Skip to content

Multivariate Sample Properties

Correlation in Paired Sample

Sample correlation coefficient \(r\) measures the strength and direction of the linear relationship between two paired samples \(X = (X_1, X_2, \ldots, X_n)\) and \(Y = (Y_1, Y_2, \ldots, Y_n)\). Note that the order of components is important and the sample cannot be independently permuted if the correlation is of interest.
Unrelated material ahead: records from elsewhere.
diff --git a/sincformer_metacog_speech_enhancement_amd/csrc/sinc_fir16.hip b/sincformer_metacog_speech_enhancement_amd/csrc/sinc_fir16.hip
--- a/sincformer_metacog_speech_enhancement_amd/csrc/sinc_fir16.hip
+++ b/sincformer_metacog_speech_enhancement_amd/csrc/sinc_fir16.hip
@@ -148,6 +148,140 @@
   }
 }
 
+#define FIRR_WAVES 4
+#define FIRR_OUT (FIRR_WAVES * 256)
+#define FIRR_SPAN (FIRR_OUT + FIR_KP)
+#define FIRR_XPT ((FIRR_SPAN + FIRR_WAVES * 64 - 1) / (FIRR_WAVES * 64))
+#define FIRR_LDS (2 * FIRR_SPAN * 2 + FIRR_WAVES * 32 * 68 * 4)
+static_assert((FIRR_SPAN * 2) % 16 == 0, "the second span buffer and the images stay 16-byte aligned");
+static_assert((FIRR_WAVES - 1) * 256 + 8 * 31 + 8 + (FIR_KP - 16) + 8 <= FIRR_SPAN, "the last lane's last fragment lies inside the span");
+static_assert(FIR_NSUB * FIR_SUB % FIRR_OUT == 0, "a chunk of sfm_sinc_fir16_tiles is whole spans: its slots cover every wave-tile walked");
+
+template <class T>
+__global__ __launch_bounds__(FIRR_WAVES * 64, 2) void sinc_fir16_resident_kernel(const float* __restrict__ sig,
+                                                                                const u16* __restrict__ wsh, void* __restrict__ out,
+                                                                                float* __restrict__ gn_partial, int L, int pad,
+                                                                                int out_f32, int tiles_per_batch, int spans_per_wg) {
+  extern __shared__ __attribute__((aligned(16))) unsigned char dsm[];
+  u16* Xh = reinterpret_cast<u16*>(dsm);
+  float* img = reinterpret_cast<float*>(Xh + 2 * FIRR_SPAN);
+
+  const int tid = threadIdx.x, lane = tid & 63;
+  const int wave = __builtin_amdgcn_readfirstlane(tid >> 6);
+  const int l31 = lane & 31, hl = lane >> 5;
+  const int o = blockIdx.x, b = blockIdx.z;
+  const int s0 = blockIdx.y * spans_per_wg;
+  const int s1 = min(s0 + spans_per_wg, (L + FIRR_OUT - 1) / FIRR_OUT);
+  const float* xb = sig + (long long)b * L;
+
+  u32x4 wt[2][FIR_KP / 16];
+  {
+    const u16* src = wsh + (long long)o * 2 * FIR_C * FIR_KP;
+#pragma unroll
+    for (int j = 0; j < 2; ++j)
+#pragma unroll
+      for (int s = 0; s < FIR_KP / 16; ++s)
+        wt[j][s] = *reinterpret_cast<const u32x4*>(src + (j * 32 + l31) * FIR_KP + s * 16 + 8 * hl);
+  }
+
+  constexpr int NT = FIRR_WAVES * 64;
+  float xr[FIRR_XPT];
+  auto load_span = [&](int m0) {
+#pragma unroll
+    for (int q = 0; q < FIRR_XPT; ++q) {
+      const int i = tid + q * NT;
+      const int sidx = m0 + i - pad;
+      xr[q] = (i < FIRR_SPAN && sidx >= 0 && sidx < L) ? xb[sidx] : 0.f;
+    }
+  };
+  auto write_span = [&](u16* X) {
+#pragma unroll
+    for (int q = 0; q < FIRR_XPT; ++q) {
+      const int i = tid + q * NT;
+      if (i < FIRR_SPAN) X[i] = T::from_f32(xr[q]);
+    }
+  };
+  load_span(s0 * FIRR_OUT);
+  write_span(Xh);
+  if (s0 + 1 < s1) load_span((s0 + 1) * FIRR_OUT);
+#pragma unroll
+  for (int j = 0; j < 2; ++j)
+#pragma unroll
+    for (int s = 0; s < FIR_KP / 16; ++s) asm volatile("" : "+v"(wt[j][s]));
+  __syncthreads();
+
+  float* im = img + wave * (32 * 68);
+  const int xoff = wave * 256 + 8 * l31 + 8 * hl;
+  const int c8 = (lane & 7) * 8, rsub = lane >> 3;
+  for (int s = s0; s < s1; ++s) {
+    const int cur = (s - s0) & 1;
+    const u16* X = Xh + cur * FIRR_SPAN;
+    const int g = s * FIRR_WAVES + wave;
+    const int m0 = g * 256;
+    if (m0 < L) {
+      f32x16 acc[2];
+#pragma unroll
+      for (int j = 0; j < 2; ++j)
+#pragma unroll
+        for (int r = 0; r < 16; ++r) acc[j][r] = 0.f;
+#pragma unroll
+      for (int k0 = 0; k0 < FIR_KP; k0 += 16) {
+        const u32x4 ah = *reinterpret_cast<const u32x4*>(X + xoff + k0);
+#pragma unroll
+        for (int j = 0; j < 2; ++j) acc[j] = T::mfma(ah, wt[j][k0 / 16], acc[j]);
+      }
+
+#pragma unroll
+      for (int j = 0; j < 2; ++j)
+#pragma unroll
+        for (int r = 0; r < 16; ++r) im[mfma_row(r, lane) * 68 + j * 32 + l31] = acc[j][r] * (1.0f / 4096.0f);
+      __builtin_amdgcn_s_waitcnt(0xC07F);
+      __builtin_amdgcn_wave_barrier();
+      float gsum = 0.f, gsq = 0.f;
+#pragma unroll
+      for (int r0 = 0; r0 < 32; r0 += 8) {
+        const int row = r0 + rsub;
+        const int m = m0 + o + 8 * row;
+        const f32x4 x0 = *reinterpret_cast<const f32x4*>(&im[row * 68 + c8]);
+        const f32x4 x1 = *reinterpret_cast<const f32x4*>(&im[row * 68 + c8 + 4]);
+        if (m < L) {
+          const float v[8] = {x0[0], x0[1], x0[2], x0[3], x1[0], x1[1], x1[2], x1[3]};
+#pragma unroll
+          for (int e = 0; e < 8; ++e) { gsum += v[e]; gsq += v[e] * v[e]; }
+          const long long off = ((long long)b * L + m) * FIR_C + c8;
+          if (out_f32) {
+            float* op = reinterpret_cast<float*>(out) + off;
+            *reinterpret_cast<f32x4*>(op) = x0;
+            *reinterpret_cast<f32x4*>(op + 4) = x1;
+          } else {
+            u32x4 pk;
+#pragma unroll
+            for (int e = 0; e < 4; ++e) pk[e] = pack2<T>(v[2 * e], v[2 * e + 1]);
+            *reinterpret_cast<u32x4*>(reinterpret_cast<u16*>(out) + off) = pk;
+          }
+        }
+      }
+      if (gn_partial) {
+        for (int sh = 8; sh < 64; sh <<= 1) {
+          gsum += __shfl_xor(gsum, sh, 64);
+          gsq += __shfl_xor(gsq, sh, 64);
+        }
+        if (lane < 8) {
+          const long long tile = (long long)(g >> 3) * 64 + o * 8 + (g & 7);
+          const long long slot = (((long long)b * tiles_per_batch + tile) * 8 + lane) * 2;
+          gn_partial[slot] = gsum;
+          gn_partial[slot + 1] = gsq;
+        }
+      }
+    }
+    if (s + 1 < s1) {
+      write_span(Xh + (cur ^ 1) * FIRR_SPAN);
+      if (s + 2 < s1) load_span((s + 2) * FIRR_OUT);
+    }
+    __syncthreads();
+  }
+}
+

The correlation coefficient between \(X\) and \(Y\) can be computed as:

\[ r = \frac{\sum^n_{i = 1} (X_i - \bar{X}) (Y_i - \bar{Y})}{\sqrt{\sum^n_{i = 1} (X_i - \bar{X})^2 \cdot \sum^n_{i = 1}(Y_i - \bar{Y})^2}}. \]

The sample covariance is defined as:

\[ \begin{align} s_{XY} &= \frac{1}{n - 1} \sum^n_{i = 1} (X_i - \bar{X}) (Y_i - \bar{Y}) \\ &= \frac{1}{n - 1} \left( \sum^n_{i = 1} X_i Y_i - n \bar{X} \bar{Y} \right). \end{align} \]

The correlation coefficient can be expressed as:

\[ r = \frac{s_{XY}}{s_X s_Y}, \]

where \(s_X\) and \(s_Y\) are sample standard deviations of samples \(X\) and \(Y\).

The correlation ranges between -1 and 1, which are two ideal cases of decreasing and increasing linear trends. Zero correlation does not, in general, imply independence but signfies the lack of any linear relationship between samples.